Intime conviction
Martial Kermeur, ouvrier débauché, s’est fait gruger par Antoine Lazenec, promoteur véreux des années fric. Bonimenteur patenté du néolibéralisme, Lazenec fait miroiter un projet de complexe immobilier sur une presqu’île bretonne, un miroir aux alouettes destiné à plumer les laissés-pour-compte de la mondialisation tels les ouvriers spécialisés de l’Arsenal mis au chômage ou en pré-retraite et disposant encore de leurs primes de licenciement mais la poudre de perlimpinpin distribué généreusement ne peut cautériser les plaies existentielles et les fêlures de l’âme. L’honnêteté chevillée au corps, Kermeur va réagir à sa façon à l’arnaque et après-coup dévider le fil des événements face au juge.

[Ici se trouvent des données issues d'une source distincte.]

template <int J>
__device__ __forceinline__ uint32_t loc_net_partner(uint32_t x) {
  static_assert(J == 1 || J == 2 || J == 4 || J == 8, "DPP reaches the partners inside a row of 16 lanes");
  if constexpr (J == 1) return (uint32_t)__builtin_amdgcn_mov_dpp((int)x, 0xB1, 0xf, 0xf, false);
  if constexpr (J == 2) return (uint32_t)__builtin_amdgcn_mov_dpp((int)x, 0x4E, 0xf, 0xf, false);
  if constexpr (J == 4) {
    const int y = __builtin_amdgcn_mov_dpp((int)x, 0x141, 0xf, 0xf, false);
    return (uint32_t)__builtin_amdgcn_mov_dpp(y, 0x1B, 0xf, 0xf, false);
  }
  return (uint32_t)__builtin_amdgcn_mov_dpp((int)x, 0x128, 0xf, 0xf, false);
}
constexpr uint64_t loc_net_keeps_max(int K, int J) {
  uint64_t m = 0;
  for (int i = 0; i < 64; ++i) m |= (uint64_t)(((i & J) != 0) != ((i & K) != 0)) << i;
  return m;
}
template <int K, int J>
__device__ __forceinline__ void loc_net_stage(uint32_t& klo, uint32_t& khi, uint32_t& tag) {
  uint32_t mlo, mhi;
  asm volatile("s_mov_b32 %0, %2\n\ts_mov_b32 %1, %3"
               : "=s"(mlo), "=s"(mhi)
               : "i"((int32_t)(uint32_t)loc_net_keeps_max(K, J)), "i"((int32_t)(uint32_t)(loc_net_keeps_max(K, J) >> 32)));
  const uint64_t mask = ((uint64_t)mhi << 32) | mlo;
  const bool keeps_max = __builtin_amdgcn_inverse_ballot_w64(mask);
  if constexpr (J >= 16) {
    uint32_t alo, ahi, at, blo, bhi, bt;
#define DFH_NET_SWAP(a, b, x)                                                                                       \
    {                                                                                                                 \
      const auto r = J == 16 ? __builtin_amdgcn_permlane16_swap(x, x, false, false) : __builtin_amdgcn_permlane32_swap(x, x, false, false); \
      a = r[0];                                                                                                       \
      b = r[1];                                                                                                       \
    }
    DFH_NET_SWAP(alo, blo, klo)
    DFH_NET_SWAP(ahi, bhi, khi)
    DFH_NET_SWAP(at, bt, tag)
#undef DFH_NET_SWAP
    const bool out_of_order = comp_less(((uint64_t)bhi << 32) | blo, bt, ((uint64_t)ahi << 32) | alo, at);
    const bool take_b = out_of_order != keeps_max;
    klo = take_b ? blo : alo;
    khi = take_b ? bhi : ahi;
    tag = take_b ? bt : at;
  } else {
    const uint32_t olo = loc_net_partner<J>(klo), ohi = loc_net_partner<J>(khi), ot = loc_net_partner<J>(tag);
    const bool partner_less = comp_less(((uint64_t)ohi << 32) | olo, ot, ((uint64_t)khi << 32) | klo, tag);
    const bool take = partner_less != keeps_max;
    klo = take ? olo : klo;
    khi = take ? ohi : khi;
    tag = take ? ot : tag;
  }
}
template <int K, int J>
__device__ __forceinline__ void loc_net_merge(uint32_t& klo, uint32_t& khi, uint32_t& tag) {
  loc_net_stage<K, J>(klo, khi, tag);
  if constexpr (J > 1) loc_net_merge<K, J / 2>(klo, khi, tag);
}
template <int K = 2>
__device__ __forceinline__ void loc_net_sort64(uint32_t& klo, uint32_t& khi, uint32_t& tag) {
  loc_net_merge<K, K / 2>(klo, khi, tag);
  if constexpr (K < 64) loc_net_sort64<K * 2>(klo, khi, tag);
}

__device__ __forceinline__ bool loc_sort_bucket_lds(const LocView& v, uint32_t beg, uint32_t n, uint64_t* ak, uint32_t* ap,
                                                    uint64_t* bk, uint32_t* bp) {
  const uint64_t* gk = v.bkeys + beg;
  const uint32_t* gp = v.bpos + beg;
  uint64_t* sk = bk;
  uint32_t* sp = bp;
  const uint32_t lane = threadIdx.x & 63;
  for (uint32_t c0 = (threadIdx.x >> 6) * 64; c0 < n; c0 += LOC_SORT_THREADS) {
    const uint32_t idx = c0 + lane;
    const bool valid = idx < n;
    const uint64_t mk = valid ? gk[idx] : ~0ULL;
    uint32_t klo = (uint32_t)mk, khi = (uint32_t)(mk >> 32);
    uint32_t mp = valid ? gp[idx] : ~0u;
    loc_net_sort64(klo, khi, mp);
    if (valid) {
      bk[idx] = ((uint64_t)khi << 32) | klo;
      bp[idx] = mp;
    }
  }
  __syncthreads();
  constexpr int E = LOC_LDS_CAP / LOC_SORT_THREADS;
  constexpr int G = 2;
  static_assert(E * LOC_SORT_THREADS == LOC_LDS_CAP && E % G == 0 && LOC_SORT_THREADS % 64 == 0,
                "a thread carries E elements of a full bucket, G at a time");
  uint64_t* dk = ak;
  uint32_t* dp = ap;
  uint32_t sh = 6;
  for (uint32_t L = 64; L < n; L <<= 1, ++sh) {
    for (int g = 0; g < E && g * LOC_SORT_THREADS < (int)n; g += G) {
      uint64_t mk[G];
      uint32_t mp[G], at[G], end[G];
#pragma unroll
      for (int e = 0; e < G; ++e) {
        const uint32_t idx = threadIdx.x + (g + e) * LOC_SORT_THREADS;
        const bool valid = idx < n;
        const uint32_t sib = ((idx >> sh) ^ 1u) << sh;
        mk[e] = valid ? sk[idx] : 0ULL;
        mp[e] = valid ? sp[idx] : 0u;
        at[e] = min(sib, n);
        end[e] = valid ? min(sib + L, n) : at[e];
      }
      for (uint32_t step = L; step; step >>= 1) {
        uint64_t ok[G];
        uint32_t op[G];
#pragma unroll
        for (int e = 0; e < G; ++e) {
          const uint32_t q = at[e] + step <= end[e] ? at[e] + step - 1u : 0u;
          ok[e] = sk[q];
          op[e] = sp[q];
        }
#pragma unroll
        for (int e = 0; e < G; ++e)
          if (at[e] + step <= end[e] && comp_less(ok[e], op[e], mk[e], mp[e])) at[e] += step;
      }
#pragma unroll
      for (int e = 0; e < G; ++e) {
        const uint32_t idx = threadIdx.x + (g + e) * LOC_SORT_THREADS;
        if (idx < n) {
          const uint32_t dst = idx + at[e] - min((idx & ~(L - 1u)) | L, n);
          dk[dst] = mk[e];
          dp[dst] = mp[e];
        }
      }
    }
    __syncthreads();
    uint64_t* tk = sk; sk = dk; dk = tk;
    uint32_t* tp = sp; sp = dp; dp = tp;
  }
  return sk == ak;
}
__device__ __forceinline__ void loc_sort_bucket_global(const LocView& v, uint32_t beg, uint32_t n) {
  uint64_t* xk = v.bkeys + beg;
  uint32_t* xp = v.bpos + beg;
  uint64_t* yk = v.skeys + beg;
  uint32_t* yp = v.spos + beg;
  const uint32_t lane = threadIdx.x & 63;
  for (uint32_t c0 = (threadIdx.x >> 6) * 64; c0 < n; c0 += LOC_SORT_THREADS) {
    const uint32_t idx = c0 + lane;
    const bool valid = idx < n;
    const uint64_t mk = valid ? xk[idx] : ~0ULL;
    const uint32_t mp = valid ? xp[idx] : ~0u;
    const uint32_t lim = min(64u, n - c0);
    uint32_t rank = 0;
    for (uint32_t j = 0; j < lim; ++j) rank += comp_less(xk[c0 + j], xp[c0 + j], mk, mp) ? 1u : 0u;
    if (valid) {
      yk[c0 + rank] = mk;
      yp[c0 + rank] = mp;
    }
  }
  __syncthreads();
  uint64_t* srck = yk; uint32_t* srcp = yp;
  uint64_t* dstk = xk; uint32_t* dstp = xp;
  for (uint32_t L = 64; L < n; L <<= 1) {
    for (uint32_t idx = threadIdx.x; idx < n; idx += blockDim.x) {
      const uint64_t mk = srck[idx];
      const uint32_t mp = srcp[idx];
      const uint32_t r = idx / L;
      const uint32_t pair_base = (r & ~1u) * L;
      const uint32_t sib = (r ^ 1u) * L;
      uint32_t lo = min(sib, n), hi = min(sib + L, n);
      const uint32_t sib_beg = lo;
      while (lo < hi) {
        const uint32_t mid = (lo + hi) >> 1;
        if (comp_less(srck[mid], srcp[mid], mk, mp)) lo = mid + 1; else hi = mid;
      }
      const uint32_t dst = pair_base + (idx - r * L) + (lo - sib_beg);
      dstk[dst] = mk;
      dstp[dst] = mp;
    }
    __syncthreads();
    uint64_t* tk = srck; srck = dstk; dstk = tk;
    uint32_t* tp = srcp; srcp = dstp; dstp = tp;
  }
  if (srck != yk) {
    for (uint32_t t = threadIdx.x; t < n; t += blockDim.x) {
      yk[t] = srck[t];
      yp[t] = srcp[t];
    }
  }
  __syncthreads();
}

struct BucketSummary {
  uint32_t nheads, lh;
  uint64_t first_key, last_key;
};
template <bool WRITE>
__device__ __forceinline__ BucketSummary loc_bucket_summary(const uint64_t* sk, const uint32_t* sp, uint32_t n, uint64_t* ok,
                                                            uint32_t* op, uint32_t (*red)[LOC_SORT_THREADS / 64]) {
  uint32_t cnt = 0, last = 0;
  uint32_t t0 = threadIdx.x;
  asm volatile("" : "+v"(t0));
  for (uint32_t t = t0; t < n; t += LOC_SORT_THREADS) {
    const uint64_t k = sk[t];
    if (WRITE) {
      ok[t] = k;
      op[t] = sp[t];
    }
    if (t + 1 < n && sk[t + 1] != k) {
      ++cnt;
      last = t + 1;
    }
  }
  cnt = (uint32_t)__builtin_amdgcn_readlane((int)wave_inclusive<false>(cnt), 63);
  last = (uint32_t)__builtin_amdgcn_readlane((int)wave_inclusive<true>(last), 63);
  if ((threadIdx.x & 63) == 0) {
    red[0][threadIdx.x >> 6] = cnt;
    red[1][threadIdx.x >> 6] = last;
  }
  __syncthreads();
  BucketSummary r;
  r.nheads = 1;
  r.lh = 0;
  r.first_key = 0;
  r.last_key = 0;
  if (threadIdx.x == 0) {
    for (int w = 0; w < LOC_SORT_THREADS / 64; ++w) {
      r.nheads += red[0][w];
      r.lh = max(r.lh, red[1][w]);
    }
    r.first_key = sk[0];
    r.last_key = sk[n - 1];
  }
  return r;
}

__device__ __forceinline__ void loc_sort_block(const LocView& v, const uint32_t bid, const uint32_t nblk, char* smem) {
  uint64_t* ak = reinterpret_cast<uint64_t*>(smem);
  uint64_t* bk = ak + LOC_LDS_CAP;
  uint32_t* ap = reinterpret_cast<uint32_t*>(bk + LOC_LDS_CAP);
  uint32_t* bp = ap + LOC_LDS_CAP;
  uint32_t (*red)[LOC_SORT_THREADS / 64] = reinterpret_cast<uint32_t (*)[LOC_SORT_THREADS / 64]>(bp + LOC_LDS_CAP);
  for (uint32_t b = bid; b < (uint32_t)v.P; b += nblk) {
    __syncthreads();
    const uint32_t beg = v.bstart[b], end = v.bstart[b + 1];
    const uint32_t n = end - beg;
    if (threadIdx.x < LOC_XCDS) v.btotal[threadIdx.x * v.bstride + b] = 0;
    if (n == 0) {
      if (threadIdx.x == 0) {
        v.nheads[b] = 0;
        v.lh[b] = 0;
        v.first_key[b] = 0;
        v.last_key[b] = 0;
      }
      continue;
    }
    BucketSummary sm;
    if (n <= LOC_LDS_CAP && !v.force_global) {
      const bool in_a = loc_sort_bucket_lds(v, beg, n, ak, ap, bk, bp);
      sm = loc_bucket_summary<true>(in_a ? ak : bk, in_a ? ap : bp, n, v.skeys + beg, v.spos + beg, red);
    } else {
      loc_sort_bucket_global(v, beg, n);
      sm = loc_bucket_summary<false>(v.skeys + beg, v.spos + beg, n, nullptr, nullptr, red);
    }
    if (threadIdx.x == 0) {
      v.nheads[b] = sm.nheads;
      v.lh[b] = sm.lh;
      v.first_key[b] = sm.first_key;
      v.last_key[b] = sm.last_key;
    }
  }
}
__global__ void __launch_bounds__(LOC_SORT_THREADS) k_loc_sort(LocView v) {
  extern __shared__ __attribute__((aligned(16))) char smem[];
  loc_sort_block(v, blockIdx.x, gridDim.x, smem);
}

template <int NW, bool PROBE>
__device__ __forceinline__ void loc_emit_bucket(const LocView& v, uint32_t b, uint32_t beg, uint32_t n, const uint64_t* sk,
                                                const uint32_t* sp, uint32_t cont, uint32_t ubase, uint32_t carry1,
                                                const float* __restrict__ value,
                                                uint64_t* __restrict__ feaids, uint32_t* __restrict__ col_ptr,
                                                uint32_t* __restrict__ index, uint32_t* __restrict__ s_row,
                                                float* __restrict__ s_val, uint32_t* __restrict__ d_U, const SegListsOut& sl,
                                                uint32_t* wsum, uint32_t* wmax, uint32_t* n_mid, uint32_t* n_hot,
                                                uint32_t* n_few, const TableView& tab, uint32_t* __restrict__ urow) {
  const uint32_t P = (uint32_t)v.P;
  const uint32_t moff = beg / (BWD_SMALL + 1) + 2 * b, hoff = beg / (BWD_MID + 1) + 2 * b, foff = beg / 2 + 2 * b;
  uint32_t run_heads = 0, run_max1 = carry1;
  for (uint32_t base = 0; base < n; base += blockDim.x) {
    const uint32_t t = base + threadIdx.x;
    const uint32_t i = beg + t;
    const bool valid = t < n;
    uint64_t key = 0;
    uint32_t tag = 0;
    bool head = false;
    if (valid) {
      key = sk[t];
      tag = sp[t];
      head = t == 0 ? !cont : key != sk[t - 1];
    }
    const uint32_t pos = tag >> v.tb;
    uint32_t nh, mx;
    const uint32_t ex = block_exclusive_scan<NW>(head ? 1u : 0u, wsum, &nh);
    const uint32_t pm = block_exclusive_max<NW>(head ? i + 1 : 0u, wmax, &mx);
    if (valid) {
      const uint32_t incl = run_heads + ex + (head ? 1u : 0u);
      const uint32_t uid = ubase + incl - 1;
      const uint32_t prev1 = max(run_max1, pm);
      if (head) {
        feaids[uid] = key;
        col_ptr[uid] = i;
        if (PROBE) urow[uid] = find_or_insert(tab, key);
        if (prev1) {
          const uint32_t len = i - (prev1 - 1);
          const SegEnt e = make_uint4(uid - 1, prev1 - 1, i, 0u);
          if (len > BWD_MID) sl.hot_ent[hoff + atomicAdd(n_hot, 1u)] = e;
          else if (len > BWD_SMALL) sl.mid_ent[moff + atomicAdd(n_mid, 1u)] = e;
          else if (len > 1) sl.few_ent[foff + atomicAdd(n_few, 1u)] = e;
        }
      }
      index[pos] = uid;
      uint32_t row = tag & ((1u << v.tb) - 1u);
      {
        const uint32_t step = 1u << v.tb;
        uint32_t lo = 0, hi = v.nrows > row ? (v.nrows - 1u - row) >> v.tb : 0u;
        while (lo < hi) {
          const uint32_t mid = (lo + hi + 1u) >> 1;
          if (v.offset[row + mid * step] <= pos) lo = mid; else hi = mid - 1u;
        }
        row += lo * step;
      }
      s_row[i] = row;
      if (value) s_val[i] = value[pos];
      if (i == v.n - 1) {
        *d_U = uid + 1;
        col_ptr[uid + 1] = v.n;
        const uint32_t lbeg = head ? i : prev1 - 1, len = v.n - lbeg;
        const SegEnt e = make_uint4(uid, lbeg, v.n, 0u);
        if (len > BWD_MID) sl.hot_ent[hoff + atomicAdd(n_hot, 1u)] = e;
        else if (len > BWD_SMALL) sl.mid_ent[moff + atomicAdd(n_mid, 1u)] = e;
        else if (len > 1) sl.few_ent[foff + atomicAdd(n_few, 1u)] = e;
      }
    }
    run_heads += nh;
    run_max1 = max(run_max1, mx);
  }
  if (P > 1) {
    const uint64_t N = v.n;
    const uint64_t m0 = max((uint64_t)beg * P / N + ((uint64_t)beg * P % N ? 1u : 0u), (uint64_t)1);
    const uint64_t e1 = (uint64_t)(beg + n) * P;
    const uint64_t m1 = min(e1 / N + (e1 % N ? 1u : 0u), (uint64_t)P);
    for (uint64_t m = m0 + threadIdx.x; m < m1; m += blockDim.x) {
      const uint32_t i = (uint32_t)(m * N / P);
      if ((i * (uint64_t)P + N - 1) / N == m) {
        v.spl_key[m - 1] = sk[i - beg];
        v.spl_pos[m - 1] = sp[i - beg];
      }
    }
  }
  __syncthreads();
  if (threadIdx.x == 0) {
    sl.mid[b] = make_uint2(*n_mid, moff);
    sl.hot[b] = make_uint2(*n_hot, hoff);
    sl.few[b] = make_uint2(*n_few, foff);
  }
}

struct EmitOut {
  const float* value;
  uint64_t* feaids;
  uint32_t* col_ptr;
  uint32_t* index;
  uint32_t* s_row;
  float* s_val;
  uint32_t* d_U;
  SegListsOut sl;
};

template <bool PROBE>
__device__ __forceinline__ void loc_emit_block(const LocView& v, const EmitOut& o, const TableView& tab, uint32_t* __restrict__ urow,
                                               const uint32_t bid, const uint32_t nblk, char* smem) {
  constexpr int NW = LOC_EMIT_THREADS / 64;
  uint32_t* wsum = reinterpret_cast<uint32_t*>(smem);
  uint32_t* wmax = wsum + NW;
  uint32_t& sh_cont = wmax[NW];
  uint32_t& n_mid = wmax[NW + 1];
  uint32_t& n_hot = wmax[NW + 2];
  uint32_t& n_few = wmax[NW + 3];
  const SegListsOut& sl = o.sl;
  const uint32_t P = (uint32_t)v.P;
  for (uint32_t b = bid; b < P; b += nblk) {
    __syncthreads();
    const uint32_t beg = v.bstart[b], end = v.bstart[b + 1];
    const uint32_t n = end - beg;
    if (threadIdx.x == 0) {
      n_mid = 0;
      n_hot = 0;
      n_few = 0;
      if (n == 0) {
        sl.mid[b] = make_uint2(0u, 0u);
        sl.hot[b] = make_uint2(0u, 0u);
        sl.few[b] = make_uint2(0u, 0u);
      }
    }
    if (n == 0) continue;
    uint32_t part = 0, carry1 = 0;
    for (uint32_t q0 = threadIdx.x; q0 <= b; q0 += LOC_EMIT_THREADS) {
      const uint32_t bq = v.bstart[q0], nq = v.bstart[q0 + 1] - bq;
      if (nq == 0) continue;
      int p = (int)q0 - 1;
      while (p >= 0 && v.bstart[p + 1] == v.bstart[p]) --p;
      const uint32_t c = (p >= 0 && v.first_key[q0] == v.last_key[p]) ? 1u : 0u;
      if (q0 == b) {
        sh_cont = c;
      } else {
        part += v.nheads[q0] - c;
        const uint32_t l = v.lh[q0];
        if (l > 0) carry1 = max(carry1, bq + l + 1);
        else if (!c) carry1 = max(carry1, bq + 1);
      }
    }
    uint32_t ubase, carry_all;
    block_exclusive_scan<NW>(part, wsum, &ubase);
    block_exclusive_max<NW>(carry1, wmax, &carry_all);
    __syncthreads();
    loc_emit_bucket<NW, PROBE>(v, b, beg, n, v.skeys + beg, v.spos + beg, sh_cont, ubase, carry_all, o.value, o.feaids, o.col_ptr,
                               o.index, o.s_row, o.s_val, o.d_U, sl, wsum, wmax, &n_mid, &n_hot, &n_few, tab, urow);
  }
}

Simple et sans esbroufe, le cours roman du Brestois Tanguy Viel met sur la toile cirée de la justice, exposant aux regards d’autrui, les faits et gestes de Kermeur menant jusqu’à l’exécution sans sommation d’un bourreau ordinaire, policé et sans scrupule. Le phrasé de Kermeur suit les méandres de sa mémoire et déroule une pensée qui s’échafaude et se précise à mesure. Le juge intervient peu, relançant le monologue par de simples questions visant à éclaircir le propos. Peu à peu, la malversation prend corps, s’enracine dans le vécu de l’homme spolié et déploie ses multiples effets collatéraux dans la boue des turpitudes humaines. La puissance de feu du roman est déflagrante. Le lecteur médusé assiste à l’enlisement d’un homme intègre enferré dans ses contradictions et dépassé par un affairisme carnassier. Finalement, en confrontant un texte de loi à une écriture expurgée, l’auteur propulse son roman dans une dimension atemporelle et universelle. En replaçant l’homme au cœur d’un système de hold-up généralisé, Tanguy Viel dénonce indirectement mais efficacement la mainmise d’une machinerie aveugle, agissant en toute impunité et concassant sans état d’âme les vies de chacun.